Items listed in a dataset:
════

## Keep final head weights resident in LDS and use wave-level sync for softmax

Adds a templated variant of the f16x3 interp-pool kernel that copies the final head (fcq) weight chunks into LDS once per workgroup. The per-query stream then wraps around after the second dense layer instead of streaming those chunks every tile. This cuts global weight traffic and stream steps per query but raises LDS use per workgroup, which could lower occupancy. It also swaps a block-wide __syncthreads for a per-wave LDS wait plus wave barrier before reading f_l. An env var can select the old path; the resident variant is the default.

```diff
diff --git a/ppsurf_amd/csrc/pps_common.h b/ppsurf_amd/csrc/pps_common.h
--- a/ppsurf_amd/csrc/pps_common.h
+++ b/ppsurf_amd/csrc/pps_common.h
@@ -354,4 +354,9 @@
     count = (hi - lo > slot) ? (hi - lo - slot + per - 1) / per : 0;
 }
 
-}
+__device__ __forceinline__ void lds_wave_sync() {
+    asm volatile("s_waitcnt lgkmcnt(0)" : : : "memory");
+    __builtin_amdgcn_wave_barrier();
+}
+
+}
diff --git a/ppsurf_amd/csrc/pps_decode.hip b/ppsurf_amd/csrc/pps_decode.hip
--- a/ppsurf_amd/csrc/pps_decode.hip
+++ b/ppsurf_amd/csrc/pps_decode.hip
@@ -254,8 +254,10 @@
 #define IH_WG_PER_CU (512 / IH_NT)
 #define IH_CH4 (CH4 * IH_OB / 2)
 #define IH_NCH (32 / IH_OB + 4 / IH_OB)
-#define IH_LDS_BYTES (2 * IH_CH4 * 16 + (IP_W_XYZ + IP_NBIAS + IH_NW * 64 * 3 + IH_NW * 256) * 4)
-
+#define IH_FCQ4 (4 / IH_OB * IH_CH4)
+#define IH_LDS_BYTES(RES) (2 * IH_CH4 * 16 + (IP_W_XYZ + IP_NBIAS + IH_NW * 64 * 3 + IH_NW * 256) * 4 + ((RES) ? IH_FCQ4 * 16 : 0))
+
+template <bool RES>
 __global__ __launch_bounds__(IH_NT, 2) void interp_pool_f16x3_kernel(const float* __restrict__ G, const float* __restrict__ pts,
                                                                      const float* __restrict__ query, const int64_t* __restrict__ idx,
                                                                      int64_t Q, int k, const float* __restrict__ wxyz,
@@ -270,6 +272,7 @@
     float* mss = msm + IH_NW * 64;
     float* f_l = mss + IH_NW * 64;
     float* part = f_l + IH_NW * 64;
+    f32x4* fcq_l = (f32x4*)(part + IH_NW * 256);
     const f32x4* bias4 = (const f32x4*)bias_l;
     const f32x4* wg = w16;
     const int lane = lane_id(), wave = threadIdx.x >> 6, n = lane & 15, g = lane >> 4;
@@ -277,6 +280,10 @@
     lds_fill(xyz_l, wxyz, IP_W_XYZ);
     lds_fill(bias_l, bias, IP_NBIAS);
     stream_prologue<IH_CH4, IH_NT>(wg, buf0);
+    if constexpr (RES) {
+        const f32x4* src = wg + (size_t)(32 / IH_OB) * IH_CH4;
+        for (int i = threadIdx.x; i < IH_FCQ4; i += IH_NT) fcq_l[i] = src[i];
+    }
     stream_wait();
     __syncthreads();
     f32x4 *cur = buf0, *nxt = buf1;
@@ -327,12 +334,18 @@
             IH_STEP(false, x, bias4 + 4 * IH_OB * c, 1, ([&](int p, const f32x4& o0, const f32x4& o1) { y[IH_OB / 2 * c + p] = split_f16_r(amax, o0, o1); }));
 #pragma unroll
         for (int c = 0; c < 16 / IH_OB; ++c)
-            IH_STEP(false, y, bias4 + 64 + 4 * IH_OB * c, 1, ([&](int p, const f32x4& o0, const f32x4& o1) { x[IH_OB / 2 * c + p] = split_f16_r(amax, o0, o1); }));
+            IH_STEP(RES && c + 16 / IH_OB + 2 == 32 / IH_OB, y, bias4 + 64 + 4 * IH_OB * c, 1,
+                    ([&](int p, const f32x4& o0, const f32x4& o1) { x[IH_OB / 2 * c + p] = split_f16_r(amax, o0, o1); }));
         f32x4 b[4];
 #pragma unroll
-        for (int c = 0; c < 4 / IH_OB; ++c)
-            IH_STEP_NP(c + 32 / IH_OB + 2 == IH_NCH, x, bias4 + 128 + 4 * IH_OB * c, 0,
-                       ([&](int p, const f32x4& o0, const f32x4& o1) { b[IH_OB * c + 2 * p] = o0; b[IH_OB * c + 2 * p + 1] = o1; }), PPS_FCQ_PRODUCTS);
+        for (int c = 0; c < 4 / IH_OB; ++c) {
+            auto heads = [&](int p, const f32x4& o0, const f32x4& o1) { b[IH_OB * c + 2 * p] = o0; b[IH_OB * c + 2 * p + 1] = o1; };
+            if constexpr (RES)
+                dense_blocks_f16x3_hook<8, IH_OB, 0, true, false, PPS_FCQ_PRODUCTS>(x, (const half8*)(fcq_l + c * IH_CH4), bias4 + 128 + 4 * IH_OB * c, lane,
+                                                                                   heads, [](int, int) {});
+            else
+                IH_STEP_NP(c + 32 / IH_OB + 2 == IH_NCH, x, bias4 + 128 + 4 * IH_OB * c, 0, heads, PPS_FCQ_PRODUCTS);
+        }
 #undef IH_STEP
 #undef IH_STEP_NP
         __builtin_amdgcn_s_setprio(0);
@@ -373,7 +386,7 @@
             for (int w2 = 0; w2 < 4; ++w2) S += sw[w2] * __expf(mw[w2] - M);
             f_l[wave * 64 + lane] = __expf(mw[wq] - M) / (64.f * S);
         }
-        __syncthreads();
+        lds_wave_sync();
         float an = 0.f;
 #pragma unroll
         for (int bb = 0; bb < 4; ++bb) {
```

════

What needs to be done:
Please give back all of the data exactly as it appears.

Answer to the problem:
## Keep final head weights resident in LDS and use wave-level sync for softmax

Adds a templated variant of the f16x3 interp-pool kernel that copies the final head (fcq) weight chunks into LDS once per workgroup. The per-query stream then wraps around after the second dense layer instead of streaming those chunks every tile. This cuts global weight traffic and stream steps per query but raises LDS use per workgroup, which could lower occupancy. It also swaps a block-wide __syncthreads for a per-wave LDS wait plus wave barrier before reading f_l. An env var can select the old path; the resident variant is the default.

```diff
diff --git a/ppsurf_amd/csrc/pps_common.h b/ppsurf_amd/csrc/pps_common.h
--- a/ppsurf_amd/csrc/pps_common.h
+++ b/ppsurf_amd/csrc/pps_common.h
@@ -354,4 +354,9 @@
     count = (hi - lo > slot) ? (hi - lo - slot + per - 1) / per : 0;
 }
 
-}
+__device__ __forceinline__ void lds_wave_sync() {
+    asm volatile("s_waitcnt lgkmcnt(0)" : : : "memory");
+    __builtin_amdgcn_wave_barrier();
+}
+
+}
diff --git a/ppsurf_amd/csrc/pps_decode.hip b/ppsurf_amd/csrc/pps_decode.hip
--- a/ppsurf_amd/csrc/pps_decode.hip
+++ b/ppsurf_amd/csrc/pps_decode.hip
@@ -254,8 +254,10 @@
 #define IH_WG_PER_CU (512 / IH_NT)
 #define IH_CH4 (CH4 * IH_OB / 2)
 #define IH_NCH (32 / IH_OB + 4 / IH_OB)
-#define IH_LDS_BYTES (2 * IH_CH4 * 16 + (IP_W_XYZ + IP_NBIAS + IH_NW * 64 * 3 + IH_NW * 256) * 4)
-
+#define IH_FCQ4 (4 / IH_OB * IH_CH4)
+#define IH_LDS_BYTES(RES) (2 * IH_CH4 * 16 + (IP_W_XYZ + IP_NBIAS + IH_NW * 64 * 3 + IH_NW * 256) * 4 + ((RES) ? IH_FCQ4 * 16 : 0))
+
+template <bool RES>
 __global__ __launch_bounds__(IH_NT, 2) void interp_pool_f16x3_kernel(const float* __restrict__ G, const float* __restrict__ pts,
                                                                      const float* __restrict__ query, const int64_t* __restrict__ idx,
                                                                      int64_t Q, int k, const float* __restrict__ wxyz,
@@ -270,6 +272,7 @@
     float* mss = msm + IH_NW * 64;
     float* f_l = mss + IH_NW * 64;
     float* part = f_l + IH_NW * 64;
+    f32x4* fcq_l = (f32x4*)(part + IH_NW * 256);
     const f32x4* bias4 = (const f32x4*)bias_l;
     const f32x4* wg = w16;
     const int lane = lane_id(), wave = threadIdx.x >> 6, n = lane & 15, g = lane >> 4;
@@ -277,6 +280,10 @@
     lds_fill(xyz_l, wxyz, IP_W_XYZ);
     lds_fill(bias_l, bias, IP_NBIAS);
     stream_prologue<IH_CH4, IH_NT>(wg, buf0);
+    if constexpr (RES) {
+        const f32x4* src = wg + (size_t)(32 / IH_OB) * IH_CH4;
+        for (int i = threadIdx.x; i < IH_FCQ4; i += IH_NT) fcq_l[i] = src[i];
+    }
     stream_wait();
     __syncthreads();
     f32x4 *cur = buf0, *nxt = buf1;
@@ -327,12 +334,18 @@
             IH_STEP(false, x, bias4 + 4 * IH_OB * c, 1, ([&](int p, const f32x4& o0, const f32x4& o1) { y[IH_OB / 2 * c + p] = split_f16_r(amax, o0, o1); }));
 #pragma unroll
         for (int c = 0; c < 16 / IH_OB; ++c)
-            IH_STEP(false, y, bias4 + 64 + 4 * IH_OB * c, 1, ([&](int p, const f32x4& o0, const f32x4& o1) { x[IH_OB / 2 * c + p] = split_f16_r(amax, o0, o1); }));
+            IH_STEP(RES && c + 16 / IH_OB + 2 == 32 / IH_OB, y, bias4 + 64 + 4 * IH_OB * c, 1,
+                    ([&](int p, const f32x4& o0, const f32x4& o1) { x[IH_OB / 2 * c + p] = split_f16_r(amax, o0, o1); }));
         f32x4 b[4];
 #pragma unroll
-        for (int c = 0; c < 4 / IH_OB; ++c)
-            IH_STEP_NP(c + 32 / IH_OB + 2 == IH_NCH, x, bias4 + 128 + 4 * IH_OB * c, 0,
-                       ([&](int p, const f32x4& o0, const f32x4& o1) { b[IH_OB * c + 2 * p] = o0; b[IH_OB * c + 2 * p + 1] = o1; }), PPS_FCQ_PRODUCTS);
+        for (int c = 0; c < 4 / IH_OB; ++c) {
+            auto heads = [&](int p, const f32x4& o0, const f32x4& o1) { b[IH_OB * c + 2 * p] = o0; b[IH_OB * c + 2 * p + 1] = o1; };
+            if constexpr (RES)
+                dense_blocks_f16x3_hook<8, IH_OB, 0, true, false, PPS_FCQ_PRODUCTS>(x, (const half8*)(fcq_l + c * IH_CH4), bias4 + 128 + 4 * IH_OB * c, lane,
+                                                                                   heads, [](int, int) {});
+            else
+                IH_STEP_NP(c + 32 / IH_OB + 2 == IH_NCH, x, bias4 + 128 + 4 * IH_OB * c, 0, heads, PPS_FCQ_PRODUCTS);
+        }
 #undef IH_STEP
 #undef IH_STEP_NP
         __builtin_amdgcn_s_setprio(0);
@@ -373,7 +386,7 @@
             for (int w2 = 0; w2 < 4; ++w2) S += sw[w2] * __expf(mw[w2] - M);
             f_l[wave * 64 + lane] = __expf(mw[wq] - M) / (64.f * S);
         }
-        __syncthreads();
+        lds_wave_sync();
         float an = 0.f;
 #pragma unroll
         for (int bb = 0; bb < 4; ++bb) {
```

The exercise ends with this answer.